::: AVAILABLE RECORDS

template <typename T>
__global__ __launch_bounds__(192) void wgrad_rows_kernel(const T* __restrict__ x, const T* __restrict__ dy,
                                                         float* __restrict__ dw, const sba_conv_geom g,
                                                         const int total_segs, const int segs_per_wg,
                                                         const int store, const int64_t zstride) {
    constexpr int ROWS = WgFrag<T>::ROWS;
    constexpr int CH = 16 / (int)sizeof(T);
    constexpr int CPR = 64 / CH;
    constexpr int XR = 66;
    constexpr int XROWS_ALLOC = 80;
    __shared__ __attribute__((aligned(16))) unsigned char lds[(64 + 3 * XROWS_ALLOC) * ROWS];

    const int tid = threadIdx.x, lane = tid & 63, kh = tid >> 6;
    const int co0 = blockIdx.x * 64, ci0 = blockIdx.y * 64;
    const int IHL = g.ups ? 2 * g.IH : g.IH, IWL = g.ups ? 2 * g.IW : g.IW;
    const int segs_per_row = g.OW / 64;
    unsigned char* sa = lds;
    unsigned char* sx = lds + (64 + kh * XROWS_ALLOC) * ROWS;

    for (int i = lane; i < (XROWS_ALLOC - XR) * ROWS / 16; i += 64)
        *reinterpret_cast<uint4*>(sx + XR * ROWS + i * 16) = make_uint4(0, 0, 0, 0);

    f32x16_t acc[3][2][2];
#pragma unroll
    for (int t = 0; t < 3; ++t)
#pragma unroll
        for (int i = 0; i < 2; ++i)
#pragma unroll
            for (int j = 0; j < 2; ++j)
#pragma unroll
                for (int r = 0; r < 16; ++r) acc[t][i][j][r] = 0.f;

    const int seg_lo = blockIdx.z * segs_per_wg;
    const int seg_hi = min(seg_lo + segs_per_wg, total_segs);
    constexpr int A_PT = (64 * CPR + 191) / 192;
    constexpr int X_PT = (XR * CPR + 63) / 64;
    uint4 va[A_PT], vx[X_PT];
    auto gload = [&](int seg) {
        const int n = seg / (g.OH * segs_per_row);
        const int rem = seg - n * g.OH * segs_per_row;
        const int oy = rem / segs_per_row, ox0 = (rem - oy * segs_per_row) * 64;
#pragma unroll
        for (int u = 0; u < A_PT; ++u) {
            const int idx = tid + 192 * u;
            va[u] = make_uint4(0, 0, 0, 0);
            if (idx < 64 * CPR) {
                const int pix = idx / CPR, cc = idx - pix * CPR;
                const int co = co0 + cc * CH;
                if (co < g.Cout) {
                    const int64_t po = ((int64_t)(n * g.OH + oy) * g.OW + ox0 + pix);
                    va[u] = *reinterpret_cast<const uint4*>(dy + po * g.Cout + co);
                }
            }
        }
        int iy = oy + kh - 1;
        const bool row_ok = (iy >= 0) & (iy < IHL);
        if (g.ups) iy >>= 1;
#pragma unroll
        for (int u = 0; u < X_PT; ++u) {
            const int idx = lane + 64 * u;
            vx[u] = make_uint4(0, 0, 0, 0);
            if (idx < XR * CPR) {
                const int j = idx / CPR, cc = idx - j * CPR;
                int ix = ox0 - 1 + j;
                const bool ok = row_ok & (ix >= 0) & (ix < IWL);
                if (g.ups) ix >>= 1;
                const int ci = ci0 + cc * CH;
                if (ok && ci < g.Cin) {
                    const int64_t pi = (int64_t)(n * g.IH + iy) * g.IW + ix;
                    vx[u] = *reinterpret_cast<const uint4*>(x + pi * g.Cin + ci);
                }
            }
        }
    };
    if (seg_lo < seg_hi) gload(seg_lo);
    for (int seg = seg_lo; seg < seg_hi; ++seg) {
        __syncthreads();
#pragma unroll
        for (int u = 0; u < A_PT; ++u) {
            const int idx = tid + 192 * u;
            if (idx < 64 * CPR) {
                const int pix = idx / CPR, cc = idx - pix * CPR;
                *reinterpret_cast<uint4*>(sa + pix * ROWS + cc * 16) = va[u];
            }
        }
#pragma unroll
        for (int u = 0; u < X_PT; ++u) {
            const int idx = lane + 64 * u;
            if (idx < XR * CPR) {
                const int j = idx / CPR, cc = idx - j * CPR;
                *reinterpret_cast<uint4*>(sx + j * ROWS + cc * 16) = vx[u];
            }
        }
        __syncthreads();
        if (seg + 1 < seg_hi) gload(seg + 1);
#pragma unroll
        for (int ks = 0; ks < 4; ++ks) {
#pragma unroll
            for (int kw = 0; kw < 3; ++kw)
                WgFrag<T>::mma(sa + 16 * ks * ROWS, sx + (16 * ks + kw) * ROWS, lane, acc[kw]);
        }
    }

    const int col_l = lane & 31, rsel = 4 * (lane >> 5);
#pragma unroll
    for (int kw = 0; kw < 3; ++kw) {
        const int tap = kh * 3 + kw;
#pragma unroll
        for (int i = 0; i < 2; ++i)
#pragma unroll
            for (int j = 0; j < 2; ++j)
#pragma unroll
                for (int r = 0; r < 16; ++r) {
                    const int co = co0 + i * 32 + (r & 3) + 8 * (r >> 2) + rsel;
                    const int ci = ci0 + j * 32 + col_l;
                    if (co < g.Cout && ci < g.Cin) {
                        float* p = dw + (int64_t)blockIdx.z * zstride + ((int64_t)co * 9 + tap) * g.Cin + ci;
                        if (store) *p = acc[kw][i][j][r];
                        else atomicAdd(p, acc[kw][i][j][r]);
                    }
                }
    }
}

::::::

> _WORK INSTRUCTION_
From the records above, pull every line that has the string "store" and copy it.

> _ANSWER BOX_
                                                         const int store, const int64_t zstride) {
                        if (store) *p = acc[kw][i][j][r];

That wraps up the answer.